Combate, sin éxito

La lucha contra el dopaje deportivo es interminable, sin fin, pozo de Demócrito, sin que jamás vaya alcanzar el éxito; es como la línea del horizonte. La razón principal estriba en la naturaleza, en la condición humana, polos opuestos de valores. Las leyes se hicieron ...

La lucha contra el dopaje deportivo es interminable, sin fin, pozo de Demócrito, sin que jamás vaya alcanzar el éxito; es como la línea del horizonte.
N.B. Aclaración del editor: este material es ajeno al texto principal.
## Specialize persistent conv program to fixed tile widths with unrolled tap groups

The multi-layer persistent conv program now instantiates only three tile widths (32, 64, 224) and picks among them by minimizing waves times columns, instead of searching for the widest tile that fits one wave. The tile loop uses a compile-time tap-group size with unrolled wgmma batches instead of the runtime-count path, and the epilogue mode and TMA-store path are fixed at compile time. The aim is to cut code size and register pressure, reduce runtime branching, and allow wider tiles that reuse the A halo across more output channels. In exchange, layers whose configuration does not fit these widths are rejected, and 224-wide tiles may raise register use.

```diff
diff --git a/comfyui_propainter_nodes_b200/csrc/conv_epilogue.cuh b/comfyui_propainter_nodes_b200/csrc/conv_epilogue.cuh
--- a/comfyui_propainter_nodes_b200/csrc/conv_epilogue.cuh
+++ b/comfyui_propainter_nodes_b200/csrc/conv_epilogue.cuh
@@ -309,7 +309,7 @@
   }
 }
 
-template <bool SPLIT = false>
+template <bool SPLIT = false, int EPI = -1>
 __device__ __forceinline__ void epilogue_from_stage(const PPConvParams& p, const float* src, long long mrow, int g, int ng0,
                                                     uint4* sm0, uint4* sm1) {
   if constexpr (SPLIT) {
@@ -328,7 +328,7 @@
       raw[i] = __float_as_uint(v.x); raw[i + 1] = __float_as_uint(v.y);
       raw[i + 2] = __float_as_uint(v.z); raw[i + 3] = __float_as_uint(v.w);
     }
-    conv_epilogue16(p, raw, mrow, g, ng0, p.epi, p.vec_ok != 0, nullptr, sm0, sm1);
+    conv_epilogue16(p, raw, mrow, g, ng0, EPI >= 0 ? EPI : p.epi, p.vec_ok != 0, nullptr, sm0, sm1);
   }
 }
 
diff --git a/comfyui_propainter_nodes_b200/csrc/conv_halo.cu b/comfyui_propainter_nodes_b200/csrc/conv_halo.cu
--- a/comfyui_propainter_nodes_b200/csrc/conv_halo.cu
+++ b/comfyui_propainter_nodes_b200/csrc/conv_halo.cu
@@ -130,25 +130,19 @@
                                                uint32_t& accum, int& kx, int kw, uint32_t step_x, uint32_t step_row,
                                                uint32_t tap16) {
   using namespace ppx;
-  if constexpr (NT == 0) {
-    wgmma_fence();
-    for (int tt = 0; tt < tn; ++tt) halo_tap<BN, MB, TF32>(acc, adesc, bdesc, accum, kx, kw, step_x, step_row, tap16);
-    wgmma_commit();
-  } else {
-    if constexpr (NT > 1) {
-      if (tn < NT) {
-        halo_tap_group<BN, MB, NT - 1, TF32>(tn, acc, adesc, bdesc, accum, kx, kw, step_x, step_row, tap16);
-        return;
-      }
-    }
-    wgmma_fence();
-#pragma unroll
-    for (int tt = 0; tt < NT; ++tt) halo_tap<BN, MB, TF32>(acc, adesc, bdesc, accum, kx, kw, step_x, step_row, tap16);
-    wgmma_commit();
-  }
-}
-
-template <int BN, int MB, int NT, bool TF32 = false>
+  if constexpr (NT > 1) {
+    if (tn < NT) {
+      halo_tap_group<BN, MB, NT - 1, TF32>(tn, acc, adesc, bdesc, accum, kx, kw, step_x, step_row, tap16);
+      return;
+    }
+  }
+  wgmma_fence();
+#pragma unroll
+  for (int tt = 0; tt < NT; ++tt) halo_tap<BN, MB, TF32>(acc, adesc, bdesc, accum, kx, kw, step_x, step_row, tap16);
+  wgmma_commit();
+}
+
+template <int BN, int MB, int NT, bool TF32 = false, bool PROG = false>
 __device__ __forceinline__ void halo_tile(const HaloParams& h, int tile, const HaloSmem& m, Ring& ra, Ring& rb, float* stg,
                                           int wg, int t128) {
   using namespace ppx;
@@ -196,7 +190,7 @@
   const bool skip = (h.debug & 1) != 0;
   const int bar_id = 2 + (MB == 2 ? wg : 0), bar_n = MB == 2 ? 128 : 256;
   const bool issuer = t128 == 0 && (MB == 2 || wg == 0);
-  uint8_t* so = h.tstore ? m.out_stg + (MB == 2 ? wg : 0) * h.out_stage_bytes : nullptr;
+  uint8_t* so = !PROG && h.tstore ? m.out_stg + (MB == 2 ? wg : 0) * h.out_stage_bytes : nullptr;
   if (so != nullptr) {
     if (issuer) asm volatile("cp.async.bulk.wait_group.read 0;" ::: "memory");
     named_bar(bar_id, bar_n);
@@ -224,7 +218,7 @@
         };
         ppconv::epilogue_from_stage(p, src, mrow, t.g, n0 + cc, slot(0), slot(1));
       } else {
-        ppconv::epilogue_from_stage<TF32>(p, src, mrow, t.g, n0 + cc, nullptr, nullptr);
+        ppconv::epilogue_from_stage<TF32, PROG ? PP_EPI_STD : -1>(p, src, mrow, t.g, n0 + cc, nullptr, nullptr);
       }
     });
   }
@@ -350,6 +344,19 @@
 constexpr int PROG_MAX_LAYERS = 10;
 enum { PROG_CONV = 0, PROG_DCN = 1 };
 
+constexpr int PROG_WIDTHS[] = {32, 64, 224};
+
+template <class F>
+__device__ __forceinline__ void with_prog_width(int bn, F&& f) {
+  static_assert(sizeof(PROG_WIDTHS) == 3 * sizeof(int), "with_prog_width: one case per PROG_WIDTHS entry");
+  switch (bn) {
+    case PROG_WIDTHS[0]: f(ppconv::IntC<PROG_WIDTHS[0]>{}); break;
+    case PROG_WIDTHS[1]: f(ppconv::IntC<PROG_WIDTHS[1]>{}); break;
+    case PROG_WIDTHS[2]: f(ppconv::IntC<PROG_WIDTHS[2]>{}); break;
+    default: __trap();
+  }
+}
+
 struct ProgParams {
   int n_layers;
   int SA, SB, a_stage_bytes, b_stage_bytes;
@@ -425,9 +432,10 @@
       } else {
         const HaloParams& h = P.layer[li];
         const int total_tiles = halo_total_tiles(h);
-        ppconv::with_tile_width<128>(h.c.BN, [&](auto bn) {
+        with_prog_width(h.c.BN, [&](auto bn) {
+          constexpr int BN = decltype(bn)::value;
           for (int tile = blockIdx.x; tile < total_tiles; tile += G)
-            halo_tile<decltype(bn)::value, 1, 0>(h, tile, m, ra, rb, stg, wg, t128);
+            halo_tile<BN, 1, halo_max_tps(BN), false, true>(h, tile, m, ra, rb, stg, wg, t128);
         });
       }
       fence_proxy_async_global();
@@ -569,10 +577,14 @@
   while (count(mt, bn) < num_sms && bn >= 64 && bn % 32 == 0) bn /= 2;
   if (one_wave) {
     mt = 1;
-    for (int nt = 8; nt >= 1; --nt) {
-      const int b = pp_ceil_div(pp_ceil_div(p.Cout_g_pad, nt), 16) * 16;
-      if (b > 128 || b < 16) continue;
-      if (count(1, b) <= num_sms) { mt = 1; bn = b; break; }
+    long long best_cols = -1, best_waves = 0;
+    for (const int b : PROG_WIDTHS) {
+      const long long waves = (count(1, b) + num_sms - 1) / num_sms;
+      if (best_cols < 0 || waves * b < best_cols || (waves * b == best_cols && waves < best_waves)) {
+        best_cols = waves * b;
+        best_waves = waves;
+        bn = b;
+      }
     }
   }
   p.BN = bn;
@@ -686,10 +698,12 @@
   PP_REQUIRE(r->prog.n_layers < PROG_MAX_LAYERS, "conv program: more than %d layers", PROG_MAX_LAYERS);
   PP_REQUIRE(pp_conv_halo_eligible(p), "conv program: layer is not a stride-1 TMA halo-kernel convolution");
   PP_REQUIRE(!p.split, "conv program: split-tf32 layers are not supported");
+  PP_REQUIRE(p.epi == PP_EPI_STD, "conv program: only the plain epilogue (bias, activations, residual) is compiled in");
   const int li = r->prog.n_layers;
   PP_TRY(halo_configure(p, r->prog.layer[li], true));
-  PP_REQUIRE(r->prog.layer[li].MT == 1 && r->prog.layer[li].c.BN <= 128, "conv program: layer tile %d x %d columns",
-             r->prog.layer[li].MT, r->prog.layer[li].c.BN);
+  const HaloParams& h = r->prog.layer[li];
+  PP_REQUIRE(h.MT == 1 && !h.tstore && (h.c.BN == PROG_WIDTHS[0] || h.c.BN == PROG_WIDTHS[1] || h.c.BN == PROG_WIDTHS[2]),
+             "conv program: layer tile %d x %d columns is not instantiated", h.MT, h.c.BN);
   r->prog.kind[li] = PROG_CONV;
   r->prog.n_layers++;
   r->n_conv++;
```

Result: faster. 158.8, median of 6 (+3.2%).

La razón principal estriba en la naturaleza, en la condición humana, polos opuestos de valores.

Las leyes se hicieron con el propósito de cumplirlas, de crear una atmósfera de armonía, respeto, equidad social. Se establecieron medidas para los infractores.

Los JO de la era moderna celebrados en Atenas nacieron acompañados de la trampa de Belokas en maratón. Se tenía evidencia y constancia de muertes anteriores a 1896 por el uso de sustancias prohibidas en ciclismo.

 Distingamos con un ejemplo la evidencia del acontecimiento real, herencia de la Grecia de la antigüedad. Lo que observamos al ver el Sol, no es el Sol; es la imagen residual, la luz del disco, del globo que llega al planeta tras un viaje de 8 minutos con 20 segundos; de otra manera, aproximadamente 500”.

En realidad, el astro se localiza un poco más al oeste en su trayectoria. Los sentidos nos engañan. En 2014, la Asociación Mundial Antidopaje (WADA) incorporó los gases xenón y argón en la lista de sustancias prohibidas,  “el 70% de los campeones olímpicos rusos habían empleado el xenón”.

La WADA fue creada por el COI en 1999, poco después del escándalo del equipo ciclista Festina, porque a raíz de un “chivatazo” se descubrió y corroboró que sus pedalistas utilizaban EPO, sustancia entonces indetectable, hormona del crecimiento y testosterona.

La última Federación Internacional que se resistió a firmar el documento que obligaba el respeto al nuevo organismo fue la UCI. A Lance Armstrong se le expulsó de por vida sin pruebas de positivo. El mar de evidencias lo cubrió. El punto es que uno o algunos de los puntos frágiles en la lucha contra el dopaje en sanciones e interpretación obedece con frecuencia al criterio político torcido a la ausencia del conocimiento científico y otras tendencias muy humanas.

Décadas de campaña de desprestigio de Occidente contra China, Rusia y otros países del Este. Cuando Armstrong fue sancionado, las personas íntimamente conectadas con el ciclismo señalaban por lo bajo que Travis Tygart, titular de la Agencia Antidopaje de EU, le solicitó un soporte económico para su organización y el pedalista se la negó; lo que fue el principio de una feroz cacería. 13 de los 21 podios que subieron con el vencedor del Tour de France dieron positivo en laboratorio y no recibieron semejante sanción.

Hace tiempo, L’Équipe —en los 70, sus páginas color de rosa se conseguían en la Zona Rosa del DF— publicó una lista en la que 7 de los 10 mejores sprinters de EU y Jamaica corrieron dopados: Tyson Gay, 9”69 (2013); Yohan Blake, 9”69 (2009); Asafa Powell, 9”72 (2013); Justin Gatlin, 9”77 (2006); Tim Montgomery, 9”78 (2005); Ben Johnson, 9”79 (1988), y Steve Mullings, 9”80 (2011).

El dopaje es inevitable. Ni advertencias de daños mortales frenan al hombre o a la mujer en potenciar fuerza, rapidez, resistencia por alcanzar dinero, celebridad, oro olímpico, récord mundial o poseer un cuerpo semejante a Venus o Apolo. Vanidad, estolidez, ignorancia.